Study material:

◆ ◆ ◆ ◆ ◆

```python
_STARTS_BOX = [c_double_p, c_double_p, c_int32_p]
STARTS_SYMBOLS = {
    "nlh_starts_candidates": (C.c_int, [C.c_int32, C.c_int32, C.c_int32] + _STARTS_BOX + [c_double_p]),
    "nlh_starts_search_batch_device": (C.c_int, [_H, C.c_int32, C.c_int32, C.c_int32, DEVFCN, C.c_void_p] + _STARTS_BOX +
                                       [C.c_int32, C.c_int32, C.c_void_p, C.c_void_p, C.c_void_p]),
    "nlh_starts_search_batch_device_h": (C.c_int, [_H, C.c_int32, C.c_int32, C.c_int32, DEVFCN, C.c_void_p] + _STARTS_BOX +
                                         [C.c_int32, C.c_int32, c_double_p, c_double_p, c_int32_p]),
    "nlh_starts_cost_batch": (C.c_int, [_H, C.c_int32, C.c_int32, C.c_void_p, C.c_void_p]),
    "nlh_starts_pick_batch": (C.c_int, [_H, C.c_int32, C.c_int32, C.c_void_p, C.c_void_p]),
    "nlh_starts_take_batch": (C.c_int, [_H, C.c_int32, C.c_int32, C.c_int32, C.c_void_p, C.c_void_p, C.c_void_p]),
}

BOOT_SYMBOLS = {
    "nlh_boot_draws": (C.c_int, [C.c_uint64, C.c_int64, C.c_int32, C.c_int32, C.c_int32, C.c_int32, c_int32_p]),
    "nlh_boot_resample_batch": (C.c_int, [_H, C.c_int32, C.c_uint64, C.c_int32, C.c_int64, C.c_int32, C.c_int32, C.c_int32, C.c_void_p,
                                          C.c_void_p, C.c_void_p, C.c_int32, C.c_void_p, C.c_void_p]),
    "nlh_boot_summary_batch": (C.c_int, [_H, C.c_int32, C.c_int32, C.c_int32, C.c_void_p, C.c_double, C.c_void_p, C.c_void_p, C.c_void_p,
                                         C.c_void_p, C.c_void_p]),
}

BIN_SYMBOLS = {
    "nlh_bin_rule": (C.c_int, [C.c_int32, c_double_p, c_double_p]),
    "nlh_bin_wrap": (C.c_int, [_H, C.c_void_p, C.c_void_p, C.c_void_p, DEVFCN, DEVFCN, C.c_void_p, C.POINTER(C.c_void_p)]),
    "nlh_bin_unwrap": _RELEASE,
    "nlh_bin_device_fcn": _LAUNCHER,
    "nlh_bin_device_jac": _LAUNCHER,
    "nlh_bin_apply_batch": (C.c_int, [_H, C.c_void_p, C.c_int32, C.c_int32, C.c_int32, C.c_void_p, C.c_void_p]),
}

BOOT_POIS_SYMBOLS = {
    "nlh_boot_poisson_draws": (C.c_int, [C.c_uint64, C.c_int64, C.c_int32, C.c_int32, C.c_int32, c_double_p, c_double_p]),
    "nlh_boot_poisson_batch": (C.c_int, [_H, C.c_uint64, C.c_int32, C.c_int64, C.c_int32, C.c_int32, C.c_int32, C.c_void_p, C.c_void_p,
                                         C.c_void_p, C.c_void_p, C.c_void_p]),
}

KERNEL_IDS = {
    "dq_residual": 0, "dq_panel": 1, "fd_jacobian": 2, "gram": 3, "gram_reduce": 4, "jtf": 5,
    "chol": 6, "lmpar": 7, "qr": 8, "update": 9, "lu": 10, "dq_jacobian": 11, "qrx_pass": 12, "qrx_pivot": 13,
    "polyroots": 14, "covar": 15,
}

_lib = None


class NonlinHipUnavailable(RuntimeError):
    pass


def load():
    global _lib
    if _lib is not None:
        return _lib
    if not os.path.exists(LIB_PATH):
        raise NonlinHipUnavailable(
            f"{LIB_PATH} not found: build it with `python -c 'import __graft_entry__ as g; g.build()'` "
            "or `make -C nonlin_amd/csrc` (there is no CPU fallback)")
    try:
        import torch
    except ImportError:
        pass
    lib = C.CDLL(LIB_PATH)
    for name, (res, args) in (list(SYMBOLS.items()) + list(GUESS_SYMBOLS.items()) + list(STARTS_SYMBOLS.items()) + list(BOOT_SYMBOLS.items()) +
                              list(BIN_SYMBOLS.items()) + list(BOOT_POIS_SYMBOLS.items())):
        fn = getattr(lib, name)
        fn.restype = res
        fn.argtypes = args
    _lib = lib
    return lib


def default_options():
    o = Options()
    load().nlh_default_options(C.byref(o))
    return o


CURVE_GAUSS, CURVE_LORENTZ, CURVE_EXPDECAY = 0, 1, 2
CURVE_KINDS = {"gauss": CURVE_GAUSS, "lorentz": CURVE_LORENTZ, "expdecay": CURVE_EXPDECAY}


def curve_kind(kind):
    if isinstance(kind, str):
        if kind not in CURVE_KINDS:
            raise ValueError(f"unknown curve kind {kind!r}: one of {sorted(CURVE_KINDS)}")
        return CURVE_KINDS[kind]
    return int(kind)


def curve_nparams(kind, ncomp=1, baseline=-1):
    n = load().nlh_curve_nparams(curve_kind(kind), int(ncomp), int(baseline))
    if n < 0:
        raise ValueError(f"no curve model of kind {kind!r} with {ncomp} components and baseline degree {baseline}")
    return n


GUESS_FALLBACK, GUESS_RANKDEF, GUESS_NONE = 1, 2, 4
GUESS_MAX_M = 8192


EXPR_OPS = ("CONST", "VAR", "PARAM", "NEG", "ADD", "SUB", "MUL", "DIV", "IPOW", "POWC", "EXP", "LOG", "SQRT", "SIN", "COS", "TANH",
            "ATAN", "ABS")
EXPR_SPECIAL_OPS = ("ERF", "ERFC", "ERFCX", "VOIGT")
EXPR_EXTENDED_OPS = ("POW", "ATAN2", "MIN", "MAX", "WHERE")
EXPR_DEF_OPS = ("LOAD",)
EXPR_SPECIAL2_OPS = ("J0", "J1", "I0E", "I1E", "LGAMMA", "EXPM1", "LOG1P")


def faddeeva_table():
    import numpy as np
    L, a = C.c_double(), np.zeros(40)
    load().nlh_faddeeva_table(C.byref(L), a.ctypes.data_as(c_double_p))
    return L.value, a


def wofz(z):
    import numpy as np
# ... 623 lines not shown
```

nonlin_amd/csrc/nlh_core.hip:

```cpp
#include "nlh_internal.h"
#include "nlh_kernels_model.h"
#include "nlh_qrx.h"
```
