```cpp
struct QcpLeanPoly {
  double C2, C1, C0, n2;
};
__host__ __device__ __forceinline__ QcpLeanPoly qcp_lean_polynomial(const double (&B)[9]) {
#pragma clang fp contract(fast)
  const double Sxx = B[0], Sxy = B[3], Sxz = B[6];
  const double Syx = B[1], Syy = B[4], Syz = B[7];
  const double Szx = B[2], Szy = B[5], Szz = B[8];
  const double n2 = Sxx * Sxx + Sxy * Sxy + Sxz * Sxz + Syx * Syx + Syy * Syy + Syz * Syz +
                    Szx * Szx + Szy * Szy + Szz * Szz;
  const double c00 = Syy * Szz - Syz * Szy, c01 = Syz * Szx - Syx * Szz, c02 = Syx * Szy - Syy * Szx;
  const double c10 = Sxz * Szy - Sxy * Szz, c11 = Sxx * Szz - Sxz * Szx, c12 = Sxy * Szx - Sxx * Szy;
  const double c20 = Sxy * Syz - Sxz * Syy, c21 = Sxz * Syx - Sxx * Syz, c22 = Sxx * Syy - Sxy * Syx;
  const double detB = Sxx * c00 + Sxy * c01 + Sxz * c02;
  const double e2 = c00 * c00 + c01 * c01 + c02 * c02 + c10 * c10 + c11 * c11 + c12 * c12 +
                    c20 * c20 + c21 * c21 + c22 * c22;
  return QcpLeanPoly{-2.0 * n2, -8.0 * detB, n2 * n2 - 4.0 * e2, n2};
}
__host__ __device__ __forceinline__ bool qcp_lean_step(const QcpLeanPoly &P, double &x, double &delta) {
#pragma clang fp contract(fast)
  const double x2 = x * x;
  const double b = (x2 + P.C2) * x;
  const double a = b + P.C1;
  const double den = 2.0 * x2 * x + b + a;
  delta = (a * x + P.C0) * fc_rcp_approx(den);
  x -= delta;
  return fabs(delta) > 1e-9 * fabs(x);
}
__host__ __device__ __forceinline__ bool qcp_lean_quaternion_raw(const double (&B)[9], const QcpLeanPoly &P, double lam,
                                                                 double delta, double (&Q)[4], double &nq_out) {
#pragma clang fp contract(fast)
  const double Sxx = B[0], Sxy = B[3], Sxz = B[6];
  const double Syx = B[1], Syy = B[4], Syz = B[7];
  const double Szx = B[2], Szy = B[5], Szz = B[8];
  const bool converged = fabs(delta) <= 1e-9 * fabs(lam);
  const double m00 = (Sxx + Syy + Szz) - lam, m01 = Syz - Szy, m02 = Szx - Sxz, m03 = Sxy - Syx;
  const double m11 = (Sxx - Syy - Szz) - lam, m12 = Sxy + Syx, m13 = Szx + Sxz;
  const double m22 = (-Sxx + Syy - Szz) - lam, m23 = Syz + Szy;
  const double m33 = (-Sxx - Syy + Szz) - lam;
  const double L01 = m02 * m13 - m12 * m03, L02 = m02 * m23 - m22 * m03, L03 = m02 * m33 - m23 * m03;
  const double L12 = m12 * m23 - m22 * m13, L13 = m12 * m33 - m23 * m13, L23 = m22 * m33 - m23 * m23;
  const double U01 = m00 * m11 - m01 * m01, U02 = m00 * m12 - m02 * m01, U03 = m00 * m13 - m03 * m01;
  const double U12 = m01 * m12 - m02 * m11, U13 = m01 * m13 - m03 * m11;
  const double a00 = m11 * L23 - m12 * L13 + m13 * L12;
  const double a01 = -(m01 * L23 - m12 * L03 + m13 * L02);
  const double a02 = m01 * L13 - m11 * L03 + m13 * L01;
  const double a03 = -(m01 * L12 - m11 * L02 + m12 * L01);
  const double a11 = m00 * L23 - m02 * L03 + m03 * L02;
  const double a12 = -(m00 * L13 - m01 * L03 + m03 * L01);
  const double a13 = m00 * L12 - m01 * L02 + m02 * L01;
  const double a22 = m03 * U13 - m13 * U03 + m33 * U01;
  const double a23 = -(m03 * U12 - m13 * U02 + m23 * U01);
  const double a33 = m02 * U12 - m12 * U02 + m22 * U01;
  double q0 = a00, q1 = a01, q2 = a02, q3 = a03, best = fabs(a00);
  if (fabs(a11) > best) { best = fabs(a11); q0 = a01; q1 = a11; q2 = a12; q3 = a13; }
  if (fabs(a22) > best) { best = fabs(a22); q0 = a02; q1 = a12; q2 = a22; q3 = a23; }
  if (fabs(a33) > best) { best = fabs(a33); q0 = a03; q1 = a13; q2 = a23; q3 = a33; }
  const double nq = q0 * q0 + q1 * q1 + q2 * q2 + q3 * q3;
  const bool simple = best * best > (2e-3 * 27.0) * (2e-3 * 27.0) * (P.n2 * P.n2) * P.n2;
  Q[0] = q0; Q[1] = q1; Q[2] = q2; Q[3] = q3;
  nq_out = nq;
  return converged && simple && nq > 0.0;
}
__host__ __device__ __forceinline__ bool qcp_lean_quaternion(const double (&B)[9], const QcpLeanPoly &P, double lam,
                                                             double delta, double (&Q)[4]) {
  double nq;
  const bool ok = qcp_lean_quaternion_raw(B, P, lam, delta, Q, nq);
  const double nrm = fc_rsqrt(nq);
  Q[0] *= nrm; Q[1] *= nrm; Q[2] *= nrm; Q[3] *= nrm;
  return ok;
}

__host__ __device__ __forceinline__ bool kabsch_quaternion_qcp_lean(const double (&B)[9], double GpGq, double (&Q)[4],
                                                                    int *iterations = nullptr) {
  const QcpLeanPoly P = qcp_lean_polynomial(B);
  double x = 0.5 * GpGq, delta = 0.0;
  int it = 0;
  for (; it < 64; ++it) {
    const bool moving = qcp_lean_step(P, x, delta);
#if defined(__HIP_DEVICE_COMPILE__)
    if (__builtin_amdgcn_ballot_w64(moving) == 0ull) break;
#else
    if (!moving) break;
#endif
  }
  if (iterations) *iterations = it + 1;
  return qcp_lean_quaternion(B, P, x, delta, Q);
}

__host__ __device__ __forceinline__ void kabsch_quaternion_qcp_lean4(const double (&B)[4][9], const double (&GpGq)[4],
                                                                     double (&Q)[4][4], double (&nq)[4], bool (&ok)[4],
                                                                     double *lam_out = nullptr) {
  QcpLeanPoly P[4];
  double x[4], delta[4] = {0.0, 0.0, 0.0, 0.0};
#pragma unroll
  for (int r = 0; r < 4; ++r) {
    P[r] = qcp_lean_polynomial(B[r]);
    x[r] = 0.5 * GpGq[r];
  }
  for (int it = 0; it < 64; ++it) {
    bool moving = false;
#pragma unroll
    for (int r = 0; r < 4; ++r) moving |= qcp_lean_step(P[r], x[r], delta[r]);
#if defined(__HIP_DEVICE_COMPILE__)
    if (__builtin_amdgcn_ballot_w64(moving) == 0ull) break;
#else
    if (!moving) break;
#endif
  }
#pragma unroll
  for (int r = 0; r < 4; ++r) ok[r] = qcp_lean_quaternion_raw(B[r], P[r], x[r], delta[r], Q[r], nq[r]);
  if (lam_out != nullptr) {
#pragma unroll
    for (int r = 0; r < 4; ++r) lam_out[r] = x[r];
  }
}

__host__ __device__ __forceinline__ void rotation_from_quaternion(const double (&Q)[4], double (&R)[9]) {
#pragma clang fp contract(fast)
  const double q0 = Q[0], q1 = Q[1], q2 = Q[2], q3 = Q[3];
  R[0] = q0 * q0 + q1 * q1 - q2 * q2 - q3 * q3;
  R[1] = 2.0 * (q1 * q2 - q0 * q3);
  R[2] = 2.0 * (q1 * q3 + q0 * q2);
  R[3] = 2.0 * (q1 * q2 + q0 * q3);
  R[4] = q0 * q0 - q1 * q1 + q2 * q2 - q3 * q3;
  R[5] = 2.0 * (q2 * q3 - q0 * q1);
  R[6] = 2.0 * (q1 * q3 - q0 * q2);
  R[7] = 2.0 * (q2 * q3 + q0 * q1);
  R[8] = q0 * q0 - q1 * q1 - q2 * q2 + q3 * q3;
}

__host__ __device__ __forceinline__ void neg_rotation_from_quaternion(const double (&Q)[4], double (&R)[9]) {
#pragma clang fp contract(fast)
  const double q0 = Q[0], q1 = Q[1], q2 = Q[2], q3 = Q[3];
  R[0] = q2 * q2 + q3 * q3 - q0 * q0 - q1 * q1;
  R[1] = -2.0 * (q1 * q2 - q0 * q3);
  R[2] = -2.0 * (q1 * q3 + q0 * q2);
  R[3] = -2.0 * (q1 * q2 + q0 * q3);
  R[4] = q1 * q1 + q3 * q3 - q0 * q0 - q2 * q2;
  R[5] = -2.0 * (q2 * q3 - q0 * q1);
  R[6] = -2.0 * (q1 * q3 - q0 * q2);
  R[7] = -2.0 * (q2 * q3 + q0 * q1);
  R[8] = q1 * q1 + q2 * q2 - q0 * q0 - q3 * q3;
}

__host__ __device__ __forceinline__ void neg_rotation_from_raw_quaternion(const double (&Q)[4], double nq, double (&R)[9]) {
#pragma clang fp contract(fast)
  const double q0 = Q[0], q1 = Q[1], q2 = Q[2], q3 = Q[3];
  double inv = fc_rcp_approx(nq);
  inv = fma(fma(-nq, inv, 1.0), inv, inv);
  inv = fma(fma(-nq, inv, 1.0), inv, inv);
  const double t = inv + inv;
  const double p11 = q1 * q1, p22 = q2 * q2;
  R[0] = fma(t, fma(q3, q3, p22), -1.0);
  R[4] = fma(t, fma(q3, q3, p11), -1.0);
  R[8] = fma(t, p11 + p22, -1.0);
  const double a12 = q1 * q2, a13 = q1 * q3, a23 = q2 * q3;
  R[1] = t * fma(q0, q3, -a12);
  R[3] = -t * fma(q0, q3, a12);
  R[2] = -t * fma(q0, q2, a13);
  R[6] = t * fma(q0, q2, -a13);
  R[5] = t * fma(q0, q1, -a23);
  R[7] = -t * fma(q0, q1, a23);
}

}
```

firecode_amd/csrc/fc_tuning.h:

```cpp
#pragma once

#if !defined(FC_TUNING_BUILD) &&                                                                                             \
    (defined(FC_TIMELINE) || defined(FC_H2_TIMELINE) || defined(FC_RB_TIMELINE) || defined(FC_TFD_STAMPS) || defined(FC_TFD_STAMPS_SMALL) || defined(FC_H2_ABLATE_K) ||   \
     defined(FC_H2_ABLATE_ROWS) || defined(FC_H2_ABLATE_POLY) || defined(FC_F32_ABLATE_K) || defined(FC_F32_ABLATE_POLY) ||  \
     defined(FC_ABLATE_PUSH) || defined(FC_ABLATE_STAGE) || defined(FC_ABLATE_OVERFLOW) || defined(FC_ABLATE_REDO) ||         \
     defined(FC_RB_NOSTAGE) || defined(FC_RB_NOPASS1) || defined(FC_RB_NOPASS2) || defined(FC_RB_NOJACOBI) ||                \
     defined(FC_RB_NOCOMPUTE) || defined(FC_RB_ROWS_FROM_LDS) || defined(FC_RB_SAMEROW) || defined(FC_RB_WPS) ||              \
     defined(FC_RB_AHEAD) || defined(FC_RB_CHUNK) || defined(FC_H2_WGS) || defined(FC_F32_WGS) || defined(FC_REFINE_ROUNDS) || defined(FC_STAGE_PAIRS_F32) || defined(FC_TS_WGS) || defined(FC_TS_TURN))
#error "a tuning switch (FC_*TIMELINE / FC_*ABLATE* / FC_RB_* / FC_TFD_STAMPS ...) without -DFC_TUNING_BUILD: see fc_tuning.h"
#endif

#ifdef __cplusplus
namespace fc {
constexpr int64_t kDiverseLanes8MaxN = 10000;
}
#endif
```

Before: 20.24 billion.

## Build rotation from QCP adjugate directly and handle K-tail atoms with scalar FMAs

In the complete-alignment mode, the rotation matrix is now built straight from the adjugate of the shifted QCP key matrix, with a Newton-refined reciprocal. This replaces the quaternion extraction, normalization and quaternion-to-rotation conversion. Separately, when the atom count leaves a remainder of 1 or 2 in the last 4-wide K step, that final MFMA step is skipped and those atoms are added to the correlation matrix with scalar FMAs. This avoids a mostly zero-padded MFMA slice at the cost of extra loads and FMAs. Both paths can be disabled with tuning switches, and the adjugate path changes how degenerate cases fall back to the identity.

```diff
diff --git a/firecode_amd/csrc/fc_kabsch.hip b/firecode_amd/csrc/fc_kabsch.hip
--- a/firecode_amd/csrc/fc_kabsch.hip
+++ b/firecode_amd/csrc/fc_kabsch.hip
@@ -606,6 +606,11 @@
   const int lane = tid & 63;
   const int wv = __builtin_amdgcn_readfirstlane(tid >> 6);
   const int KS = (A + 3) >> 2;
+#ifndef FC_COMPLETE_NO_KTAIL
+  const int ktail = (MODE == 2 && A >= 4 && ((A & 3) == 1 || (A & 3) == 2)) ? (A & 3) : 0;
+#else
+  const int ktail = 0;
+#endif
   double *__restrict__ ldsG = lds + (TC == 16 ? ((KS + 1) >> 1) * 384 : KS * 12 * TC);
   uint64_t *__restrict__ stageQ = reinterpret_cast<uint64_t *>(ldsG + TC + IB);
   uint32_t *__restrict__ stageW = reinterpret_cast<uint32_t *>(stageQ + kStagePairs);
@@ -732,7 +737,7 @@
 
       const double *__restrict__ lb0 = lds + cs0 * SST + boff;
       double b0[NT][3], b1[NT][3];
-      const int KSe = KS;
+      const int KSe = ktail != 0 ? KS - 1 : KS;
       auto fetch_a = [&](double (&a)[3], int sx) {
         fetch_a_at(a, voff, sx);
       };
@@ -761,6 +766,19 @@
         fetch_a_at(a0, voff, 0);
         fetch_a_at(a1, voff, 1);
         fetch_a_at(a2, voff, 2);
+      }
+      double pt[2][3] = {{0.0, 0.0, 0.0}, {0.0, 0.0, 0.0}};
+      if constexpr (MODE == 2) {
+        if (ktail != 0) {
+          const double *__restrict__ pt_u = Xs + (int64_t)KSe * 12 * Npad + ib;
+          const unsigned l15t = (unsigned)l15;
+#pragma unroll
+          for (int c = 0; c < 3; ++c) pt[0][c] = pt_u[(int64_t)c * Npad + l15t];
+          if (ktail > 1) {
+#pragma unroll
+            for (int c = 0; c < 3; ++c) pt[1][c] = pt_u[(int64_t)(3 + c) * Npad + l15t];
+          }
+        }
       }
       fetch_b(b0, 0);
       fetch_b(b1, 1);
@@ -816,13 +834,51 @@
           bool ok4[4];
           double msdA4[4] = {0.0, 0.0, 0.0, 0.0};
           {
-            double B4[4][9], GG[4], Q44[4][4], nq4[4], lam4[4];
+            double B4[4][9], GG[4];
 #pragma unroll
             for (int r = 0; r < 4; ++r) {
               GG[r] = Gp + ldsG[cs * 16 + 4 * kq + r];
 #pragma unroll
               for (int e = 0; e < 9; ++e) B4[r][e] = acc[t][e][r];
             }
+            if (ktail != 0) {
+              typedef double d2t_t __attribute__((ext_vector_type(2)));
+              const double *__restrict__ qt = lds + cs * SST + 4 * kq + koff(KSe);
+              auto add_atom = [&](auto u_) {
+                constexpr int u = decltype(u_)::value;
+                const double *__restrict__ ql = qt + (u / KPR) * 128 + (u % KPR) * 16;
+                d2t_t qv[3][2];
+#pragma unroll
+                for (int c = 0; c < 3; ++c) {
+                  qv[c][0] = *reinterpret_cast<const d2t_t *>(ql + c * CST);
+                  qv[c][1] = *reinterpret_cast<const d2t_t *>(ql + c * CST + 2);
+                }
+#pragma unroll
+                for (int r = 0; r < 4; ++r)
+#pragma unroll
+                  for (int x = 0; x < 3; ++x)
+#pragma unroll
+                    for (int y = 0; y < 3; ++y) B4[r][x * 3 + y] = fma(pt[u][x], qv[y][r >> 1][r & 1], B4[r][x * 3 + y]);
+              };
+              add_atom(std::integral_constant<int, 0>{});
+              if (ktail > 1) add_atom(std::integral_constant<int, 1>{});
+            }
+#ifndef FC_COMPLETE_NO_ADJUGATE
+            QcpLeanPoly P4[4];
+            double lam4[4], delta4[4];
+            qcp_lean_newton4(B4, GG, P4, lam4, delta4);
+#pragma unroll
+            for (int r = 0; r < 4; ++r) {
+              bool wanted = true;
+              if constexpr (EIG) {
+                const double k_small = 2e-10 / (double)A;
+                msdA4[r] = GG[r] - 2.0 * lam4[r];
+                if (!(msdA4[r] > k_small * GG[r] * GG[r])) wanted = false, msdA4[r] = 0.0;
+              }
+              ok4[r] = qcp_lean_neg_rotation_from_adjugate(B4[r], P4[r], lam4[r], delta4[r], wanted, nR[r]);
+            }
+#else
+            double Q44[4][4], nq4[4], lam4[4];
             kabsch_quaternion_qcp_lean4(B4, GG, Q44, nq4, ok4, EIG ? lam4 : nullptr);
             if constexpr (EIG) {
               const double k_small = 2e-10 / (double)A;
@@ -837,6 +893,7 @@
               if (!ok4[r]) Q44[r][0] = 1.0, Q44[r][1] = 0.0, Q44[r][2] = 0.0, Q44[r][3] = 0.0, nq4[r] = 1.0;
               neg_rotation_from_raw_quaternion(Q44[r], nq4[r], nR[r]);
             }
+#endif
           }
           typedef double d2_t __attribute__((ext_vector_type(2)));
           const double *__restrict__ qcol = lds + cs * SST + 4 * kq;
diff --git a/firecode_amd/csrc/fc_kabsch_math.h b/firecode_amd/csrc/fc_kabsch_math.h
--- a/firecode_amd/csrc/fc_kabsch_math.h
+++ b/firecode_amd/csrc/fc_kabsch_math.h
@@ -498,6 +498,52 @@
   nq_out = nq;
   return converged && simple && nq > 0.0;
 }
+__host__ __device__ __forceinline__ bool qcp_lean_neg_rotation_from_adjugate(const double (&B)[9], const QcpLeanPoly &P,
+                                                                             double lam_in, double delta, bool wanted,
+                                                                             double (&R)[9]) {
+#pragma clang fp contract(fast)
+  const double Sxx = B[0], Sxy = B[3], Sxz = B[6];
+  const double Syx = B[1], Syy = B[4], Syz = B[7];
+  const double Szx = B[2], Szy = B[5], Szz = B[8];
+  const bool converged = fabs(delta) <= 1e-9 * fabs(lam_in);
+  const double lam = converged ? lam_in : 0.0;
+  const double m00 = (Sxx + Syy + Szz) - lam, m01 = Syz - Szy, m02 = Szx - Sxz, m03 = Sxy - Syx;
+  const double m11 = (Sxx - Syy - Szz) - lam, m12 = Sxy + Syx, m13 = Szx + Sxz;
+  const double m22 = (-Sxx + Syy - Szz) - lam, m23 = Syz + Szy;
+  const double m33 = (-Sxx - Syy + Szz) - lam;
+  const double L01 = m02 * m13 - m12 * m03, L02 = m02 * m23 - m22 * m03, L03 = m02 * m33 - m23 * m03;
+  const double L12 = m12 * m23 - m22 * m13, L13 = m12 * m33 - m23 * m13, L23 = m22 * m33 - m23 * m23;
+  const double U01 = m00 * m11 - m01 * m01, U02 = m00 * m12 - m02 * m01, U03 = m00 * m13 - m03 * m01;
+  const double U12 = m01 * m12 - m02 * m11, U13 = m01 * m13 - m03 * m11;
+  const double a00 = m11 * L23 - m12 * L13 + m13 * L12;
+  const double a01 = -(m01 * L23 - m12 * L03 + m13 * L02);
+  const double a02 = m01 * L13 - m11 * L03 + m13 * L01;
+  const double a03 = -(m01 * L12 - m11 * L02 + m12 * L01);
+  const double a11 = m00 * L23 - m02 * L03 + m03 * L02;
+  const double a12 = -(m00 * L13 - m01 * L03 + m03 * L01);
+  const double a13 = m00 * L12 - m01 * L02 + m02 * L01;
+  const double a22 = m03 * U13 - m13 * U03 + m33 * U01;
+  const double a23 = -(m03 * U12 - m13 * U02 + m23 * U01);
+  const double a33 = m02 * U12 - m12 * U02 + m22 * U01;
+  const double d01 = a00 + a11, d12 = a11 + a22, d23 = a22 + a33, d13 = a11 + a33;
+  const double tr = d01 + d23;
+  const bool simple = tr < 0.0 && tr * tr > (8e-3 * 27.0) * (8e-3 * 27.0) * (P.n2 * P.n2) * P.n2;
+  const bool ok = converged && simple && wanted;
+  double inv = fc_rcp_approx(tr);
+  inv = fma(fma(-tr, inv, 1.0), inv, inv);
+  inv = fma(fma(-tr, inv, 1.0), inv, inv);
+  const double t = ok ? inv + inv : 0.0;
+  R[0] = fma(t, d23, -1.0);
+  R[4] = fma(t, d13, -1.0);
+  R[8] = fma(t, d12, -1.0);
+  R[1] = t * (a03 - a12);
+  R[3] = -t * (a03 + a12);
+  R[2] = -t * (a02 + a13);
+  R[6] = t * (a02 - a13);
+  R[5] = t * (a01 - a23);
+  R[7] = -t * (a01 + a23);
+  return ok;
+}
 __host__ __device__ __forceinline__ bool qcp_lean_quaternion(const double (&B)[9], const QcpLeanPoly &P, double lam,
                                                              double delta, double (&Q)[4]) {
   double nq;
@@ -524,15 +570,13 @@
   return qcp_lean_quaternion(B, P, x, delta, Q);
 }
 
-__host__ __device__ __forceinline__ void kabsch_quaternion_qcp_lean4(const double (&B)[4][9], const double (&GpGq)[4],
-                                                                     double (&Q)[4][4], double (&nq)[4], bool (&ok)[4],
-                                                                     double *lam_out = nullptr) {
-  QcpLeanPoly P[4];
-  double x[4], delta[4] = {0.0, 0.0, 0.0, 0.0};
+__host__ __device__ __forceinline__ void qcp_lean_newton4(const double (&B)[4][9], const double (&GpGq)[4],
+                                                          QcpLeanPoly (&P)[4], double (&x)[4], double (&delta)[4]) {
 #pragma unroll
   for (int r = 0; r < 4; ++r) {
     P[r] = qcp_lean_polynomial(B[r]);
     x[r] = 0.5 * GpGq[r];
+    delta[r] = 0.0;
   }
   for (int it = 0; it < 64; ++it) {
     bool moving = false;
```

◆ ◆ ◆ ◆ ◆

Exercise directions: Could you copy every line in the records that holds "false"?

Task output:
    bool moving = false;
+                if (!(msdA4[r] > k_small * GG[r] * GG[r])) wanted = false, msdA4[r] = 0.0;
     bool moving = false;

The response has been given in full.